The square crystal system consists of the symmetry groups of ornaments p4 (Figure 2.94), p4g (Figure 2.95-2.97) and p4m (Figure 2.98-2.101). Frequent examples of ornaments with the symmetry groups of the square crystal system are mainly a result of the constructional and visual simplicity of a square lattice - regular tessellation {4,4} - on which these ornaments are based. The oldest examples of a square lattice date from the Paleolithic stone or bone engravings. By uniting two fundamental properties - division of a plane into squares, and perpendicularity - a regular tessellation {4,4} possesses the maximal symmetry group p4m of the square crystal system and serves as a basis for the construction of all ornaments with the symmetry groups belonging to this crystal system. Because all discrete symmetry groups of ornaments, except the groups of the hexagonal crystal system based on regular tessellations {3,6} or {6,3} , are its subgroups, the symmetry group p4m and its corresponding square regular tessellation {4,4} can serve as a starting point for the derivation and visual interpretation of all the subgroups mentioned by the desymmetrization method.

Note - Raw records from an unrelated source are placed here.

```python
class Operand(Structure):
    _fields_ = [("ptr", c_void_p), ("ld", c_int64), ("rpb", c_int32), ("seg", c_int32),
                ("bstride", c_int64), ("seg_stride", c_int64), ("zs0", c_int64), ("zs1", c_int64)]
# ... 18 lines not shown
    "st5_gemm_set_mx8_tile": (c_int, [c_int]),
    "st5_gemm_set_mx8_heavy_nk": (c_int, [c_int]),
    "st5_gemm_set_tn_group_tile": (c_int, [c_int]),
    "st5_gemm_tn_group_is_phased": (c_int, [c_int32, c_int32, c_int32]),
    "st5_gemm_set_splitk_target": (c_int, [c_int]),
    "st5_gemm_set_deep_ring": (c_int, [c_int, c_int]),
    "st5_gemm_set_nt_slots": (c_int, [c_int]),
    "st5_gemm_tn_group": (c_int, [c_void_p, c_int32, c_int, c_void_p]),
    "st5_gemm_defer_splitk": (c_int, [c_int, c_void_p]),
    "st5_gemm_flush_splitk": (c_int, [c_void_p]),
    "st5_layernorm_fwd": (c_int, [c_void_p, c_void_p, c_void_p, c_void_p, c_void_p, c_void_p, c_int64, c_int32,
                                  c_float, c_int, c_void_p]),
    "st5_layernorm_bwd": (c_int, [c_void_p, c_void_p, c_void_p, c_void_p, c_void_p, c_void_p, c_void_p, c_void_p, c_void_p,
                                  c_int64, c_int32, c_void_p, c_float, c_uint64, c_int, c_void_p]),
    "st5_layernorm_gated_fwd": (c_int, [c_void_p, c_void_p, c_void_p, c_void_p, c_void_p, c_void_p, c_int64, c_int32,
                                        c_float, c_void_p, c_void_p, c_int, c_void_p]),
    "st5_layernorm_gated_bwd": (c_int, [c_void_p, c_void_p, c_void_p, c_void_p, c_void_p, c_void_p, c_void_p, c_void_p, c_void_p,
                                        c_int64, c_int32, c_void_p, c_float, c_uint64, c_void_p, c_int, c_void_p]),
    "st5_layernorm_fwd_gate": (c_int, [c_void_p, c_void_p, c_void_p, c_void_p, c_void_p, c_void_p, c_int64, c_int32,
                                       c_float, c_void_p, c_void_p, c_void_p, c_int, c_void_p]),
    "st5_layernorm_bwd_gate": (c_int, [c_void_p, c_void_p, c_void_p, c_void_p, c_void_p, c_void_p, c_void_p, c_void_p, c_void_p,
                                       c_int64, c_int32, c_void_p, c_float, c_uint64, c_void_p, c_void_p, c_int, c_void_p]),
    "st5_colsum_ws_gate": (c_int, [c_void_p, c_void_p, c_void_p, c_int64, c_int32, c_int64, c_float, c_int32, c_void_p, c_int,
                                   c_void_p]),
    "st5_flash_attn_fwd_qp_gate": (c_int, [c_void_p, c_int64, c_void_p, c_int64, c_void_p, c_int64, c_void_p, c_int64, c_void_p, c_void_p,
                                           c_void_p, c_int32, c_int32, c_int32, c_int32, c_int32, c_int32, c_int32, c_int32, c_int32,
                                           c_float, c_float, c_uint64, c_void_p, c_void_p, c_int, c_void_p]),
    "st5_flash_attn_bwd_2s_gate": (c_int, [c_void_p, c_int64, c_void_p, c_int64, c_void_p, c_int64, c_void_p, c_int64, c_void_p, c_int64,
                                           c_void_p, c_int64, c_void_p, c_int64, c_void_p, c_int64, c_void_p, c_void_p, c_void_p, c_void_p,
                                           c_void_p, c_void_p, c_int32, c_int32, c_int32, c_int32, c_int32, c_int32, c_int32, c_int32,
                                           c_int32, c_float, c_float, c_uint64, c_void_p, c_int32, c_int, c_void_p, c_void_p]),
    "st5_layernorm_defer": (c_int, [c_int, c_void_p]),
    "st5_layernorm_flush": (c_int, [c_void_p]),
    "st5_layernorm_bwd_ws_bytes": (c_int64, [c_int64, c_int32]),
    "st5_softmax_fwd": (c_int, [c_void_p, c_void_p, c_void_p, c_void_p, c_void_p, c_int32, c_int32, c_int32, c_int32,
                                c_int32, c_int32, c_int32, c_int32, c_float, c_uint64, c_int, c_void_p]),
    "st5_softmax_bwd": (c_int, [c_void_p, c_void_p, c_void_p, c_void_p, c_int32, c_int32, c_int32, c_int32, c_int32,
                                c_int32, c_float, c_uint64, c_int, c_void_p]),
    "st5_flash_attn_fwd": (c_int, [c_void_p, c_int64, c_void_p, c_int64, c_void_p, c_int64, c_void_p, c_int64, c_void_p, c_void_p,
                                   c_void_p, c_int32, c_int32, c_int32, c_int32, c_int32, c_int32, c_int32, c_int32, c_int32,
                                   c_float, c_float, c_uint64, c_int, c_void_p]),
    "st5_flash_attn_fwd_qp": (c_int, [c_void_p, c_int64, c_void_p, c_int64, c_void_p, c_int64, c_void_p, c_int64, c_void_p, c_void_p,
                                      c_void_p, c_int32, c_int32, c_int32, c_int32, c_int32, c_int32, c_int32, c_int32, c_int32,
                                      c_float, c_float, c_uint64, c_void_p, c_int, c_void_p]),
    "st5_flash_attn_bwd_2s": (c_int, [c_void_p, c_int64, c_void_p, c_int64, c_void_p, c_int64, c_void_p, c_int64, c_void_p, c_int64,
                                      c_void_p, c_int64, c_void_p, c_int64, c_void_p, c_int64, c_void_p, c_void_p, c_void_p, c_void_p,
                                      c_void_p, c_void_p, c_int32, c_int32, c_int32, c_int32, c_int32, c_int32, c_int32, c_int32,
                                      c_int32, c_float, c_float, c_uint64, c_int, c_void_p, c_void_p]),
    "st5_flash_attn_bwd": (c_int, [c_void_p, c_int64, c_void_p, c_int64, c_void_p, c_int64, c_void_p, c_int64, c_void_p, c_int64,
                                   c_void_p, c_int64, c_void_p, c_int64, c_void_p, c_int64, c_void_p, c_void_p, c_void_p, c_void_p,
                                   c_void_p, c_void_p, c_int32, c_int32, c_int32, c_int32, c_int32, c_int32, c_int32, c_int32,
                                   c_int32, c_float, c_float, c_uint64, c_int, c_void_p]),
    "st5_flash_attn_set_impl": (c_int, [c_int]),
    "st5_gemm_set_tn_phased": (c_int, [c_int]),
    "st5_gemm_mxfp8": (c_int, [POINTER(GemmParams), c_void_p, c_int64, c_void_p, c_int64, c_void_p]),
    "st5_quant_mxfp8": (c_int, [c_void_p, c_int64, c_void_p, c_int64, c_void_p, c_int64, c_int64, c_int32, c_void_p]),
    "st5_multi_quant_mxfp8": (c_int, [c_void_p, c_int32, c_int32, c_void_p]),
    "st5_gemm_mxfp8_q": (c_int, [POINTER(GemmParams), c_void_p, c_int64, c_void_p, c_int64, c_void_p, c_int64, c_void_p, c_int64, c_void_p]),
    "st5_layernorm_bwd_add": (c_int, [c_void_p, c_void_p, c_void_p, c_void_p, c_void_p, c_void_p, c_void_p, c_void_p, c_void_p, c_int64, c_int32,
                                      c_void_p, c_int, c_void_p]),
    "st5_layernorm_gelu_fwd": (c_int, [c_void_p, c_void_p, c_void_p, c_void_p, c_void_p, c_void_p, c_int64, c_int32, c_float, c_int, c_void_p]),
    "st5_layernorm_gelu_bwd": (c_int, [c_void_p, c_void_p, c_void_p, c_void_p, c_void_p, c_void_p, c_void_p, c_void_p, c_void_p, c_void_p,
                                       c_int64, c_int32, c_int, c_void_p]),
    "st5_layernorm_fwd_q8": (c_int, [c_void_p, c_void_p, c_void_p, c_void_p, c_void_p, c_void_p, c_void_p, c_void_p, c_int64, c_int32, c_float,
                                     c_void_p]),
    "st5_flash_attn_qp_row": (c_int32, [c_int32]),
    "st5_flash_attn_qp_table": (c_int, [c_void_p, c_int64, c_void_p, c_void_p, c_int32, c_int32, c_int32, c_int32, c_float, c_int, c_void_p]),
    "st5_conv0_gn_gelu_fwd": (c_int, [c_void_p, c_void_p, c_void_p, c_void_p, c_void_p, c_void_p, c_void_p, c_int32,
                                      c_int32, c_int32, c_int32, c_int32, c_float, c_int, c_void_p]),
    "st5_conv0_gn_gelu_bwd": (c_int, [c_void_p, c_void_p, c_void_p, c_void_p, c_void_p, c_void_p, c_void_p, c_void_p,
                                      c_void_p, c_void_p, c_int32, c_int32, c_int32, c_int32, c_int32, c_float, c_int,
                                      c_void_p]),
    "st5_conv0_gn_gelu_fwd_m": (c_int, [c_void_p, c_void_p, c_void_p, c_void_p, c_void_p, c_void_p, c_void_p, c_void_p, c_int32,
                                        c_int32, c_int32, c_int32, c_int32, c_float, c_int, c_void_p]),
    "st5_conv0_gn_gelu_bwd_m": (c_int, [c_void_p, c_void_p, c_void_p, c_void_p, c_void_p, c_void_p, c_void_p, c_void_p, c_void_p,
                                        c_void_p, c_void_p, c_int32, c_int32, c_int32, c_int32, c_int32, c_float, c_int,
                                        c_void_p]),
    "st5_conv0_gn_gelu_fwd_rows": (c_int, [c_void_p, c_void_p, c_void_p, c_void_p, c_void_p, c_void_p, c_void_p, c_void_p, c_int32,
                                           c_int32, c_int32, c_int32, c_int32, c_float, c_int, c_void_p]),
    "st5_conv0_mom_count": (c_int32, [c_int32]),
    "st5_conv0_ws_bytes": (c_int64, [c_int32, c_int32, c_int32, c_int32, c_int32]),
    "st5_conv0_set_mfma": (c_int, [c_int]),
    "st5_conv0_set_fold": (c_int, [c_int]),
    "st5_conv0_set_gelu_table": (c_int, [c_int]),
    "st5_cast_from_f32": (c_int, [c_void_p, c_void_p, c_int64, c_int64, c_int32, c_int, c_void_p]),
    "st5_cast_to_f32": (c_int, [c_void_p, c_void_p, c_int64, c_int, c_void_p]),
    "st5_colsum_ws": (c_int, [c_void_p, c_void_p, c_void_p, c_int64, c_int32, c_int64, c_float, c_int32, c_int,
                              c_void_p]),
    "st5_colsum_ws_bytes": (c_int64, [c_int64, c_int32]),
    "st5_relpos_bwd": (c_int, [c_void_p, c_void_p, c_int64, c_void_p, c_void_p, c_int64, c_void_p, c_int32, c_int32, c_int32, c_int32,
                               c_float, c_void_p, c_int, c_void_p]),
    "st5_relpos_bwd_supported": (c_int, [c_int32]),
    "st5_relpos_dpe_final": (c_int, [c_void_p, c_void_p, c_int64, c_int32, c_void_p, c_int, c_void_p]),
    "st5_sumsq": (c_int, [c_void_p, c_void_p, c_int64, c_float, c_int32, c_int, c_void_p]),
    "st5_axpby": (c_int, [c_void_p, c_void_p, c_int64, c_float, c_float, c_int, c_void_p]),
    "st5_select": (c_int, [c_void_p, c_void_p, c_void_p, c_void_p, c_int64, c_void_p]),
    "st5_select_bwd": (c_int, [c_void_p, c_void_p, c_void_p, c_void_p, c_int64, c_void_p]),
    "st5_skip_grad": (c_int, [c_void_p, c_void_p, c_void_p, c_int64, c_void_p]),
    "st5_act_fwd": (c_int, [c_void_p, c_void_p, c_int64, c_int32, c_int, c_void_p]),
    "st5_act_bwd": (c_int, [c_void_p, c_void_p, c_void_p, c_int64, c_int32, c_int, c_void_p]),
    "st5_channel_affine": (c_int, [c_void_p, c_void_p, c_void_p, c_void_p, c_int64, c_int32, c_int32, c_int, c_void_p]),
    "st5_dropout": (c_int, [c_void_p, c_void_p, c_int64, c_float, c_uint64, c_int, c_void_p]),
    "st5_masked_fill_rows": (c_int, [c_void_p, c_void_p, c_void_p, c_int64, c_int32, c_int, c_void_p]),
    "st5_masked_fill_rows_bwd": (c_int, [c_void_p, c_void_p, c_void_p, c_int64, c_int32, c_int, c_void_p]),
    "st5_add_table_rows": (c_int, [c_void_p, c_void_p, c_void_p, c_void_p, c_int64, c_int32, c_float, c_int,
                                   c_void_p]),
    "st5_add_table_rows_dev": (c_int, [c_void_p, c_void_p, c_void_p, c_void_p, c_int64, c_int32, c_void_p, c_int, c_void_p]),
# ... 388 lines not shown
```

Baseline: 3108.

## Compute relative-position qp table inline inside flash attention forward kernel

Moves the q·pe relative-position bias table computation into the flash-attention forward kernel's prologue instead of launching a separate qp_table kernel. Each block stages the pe matrix into shared memory with the tile stager, writes its own qp rows, then fences and syncs before the main loop reads them through the window stager. This removes one kernel launch and the separate pass over q, at the cost of a longer prologue and an extra barrier in every forward block. The behaviour is gated by an environment knob and is on by default. The standalone qp_table kernel also switches to DMA staging of pe.

```diff
diff --git a/include/speecht5_hip.h b/include/speecht5_hip.h
--- a/include/speecht5_hip.h
+++ b/include/speecht5_hip.h
@@ -120,6 +120,7 @@
 int st5_flash_attn_qp_table(const void* q, int64_t q_ld, const void* pe, void* qp_out, int32_t B, int32_t H, int32_t T, int32_t nb,
                             float scale, int dtype, void* stream);
 int st5_flash_attn_set_impl(int impl);
+int st5_flash_attn_set_qp_inline(int on);
 
 int st5_flash_attn_fwd_qp(const void* q, int64_t q_ld, const void* k, int64_t k_ld, const void* v, int64_t v_ld, void* o,
                           int64_t o_ld, float* lse, const void* pe, const uint8_t* kpm, int32_t B, int32_t H, int32_t T,
diff --git a/speecht5_amd/csrc/flash_attn2.hip b/speecht5_amd/csrc/flash_attn2.hip
--- a/speecht5_amd/csrc/flash_attn2.hip
+++ b/speecht5_amd/csrc/flash_attn2.hip
@@ -1,5 +1,6 @@
 #include "common.h"
 #include "../../include/speecht5_hip.h"
+#include <cstdlib>
 
 #ifndef FA2_ABL
 #define FA2_ABL 0
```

The symmetry group p6m corresponding to regular tessellations {3,6} and {6,3} possesses a similar property and contains as subgroups, except the groups of the square crystal system, all the remaining discrete symmetry groups of ornaments. Owing to its visual and constructional simplicity, a regular tessellation {4,4} and the corresponding symmetry group p4m has become the richest source for deriving symmetry groups of ornaments by the desymmetrization method. Regular tessellations {3,6} , {6,3} and the corresponding symmetry group p6m will serve only for constructing ornaments with symmetry groups of a lower degree of symmetry, which cannot be realized by the desymmetrization method from a regular tessellation {4,4} - this means, for deriving by the desymmetrization method, the symmetry groups p3, p31m, p3m, p6 and p6m of the hexagonal crystal system.

Figure 2.94

Ornaments with symmetry group p4: (a) Starchevo, Yugoslavia, around 5500-5000 B.C.; (b) Egypt and Aegean cultures; (c) Akhbar school, India; (d) the ethnical art, Africa.

Figure 2.95

Examples of ornaments with the symmetry group p4g in Neolithic art: (a) Tripolian culture, USSR, around 4000 B.C.; (b) Hallaf, around 6000 B.C.; (c) Catal Hüjük, around 6400-5800 B.C.

Figure 2.96

Examples of ornaments with the symmetry group p4g in the art of the dynastic period of Egypt.

Figure 2.97

Ornaments with the symmetry group p4g: (a) Crete; (b) Aegina, around 5000 B.C.; (c) Thebes, Egypt, around 1500 B.C.; (d) Greco-Roman mosaic.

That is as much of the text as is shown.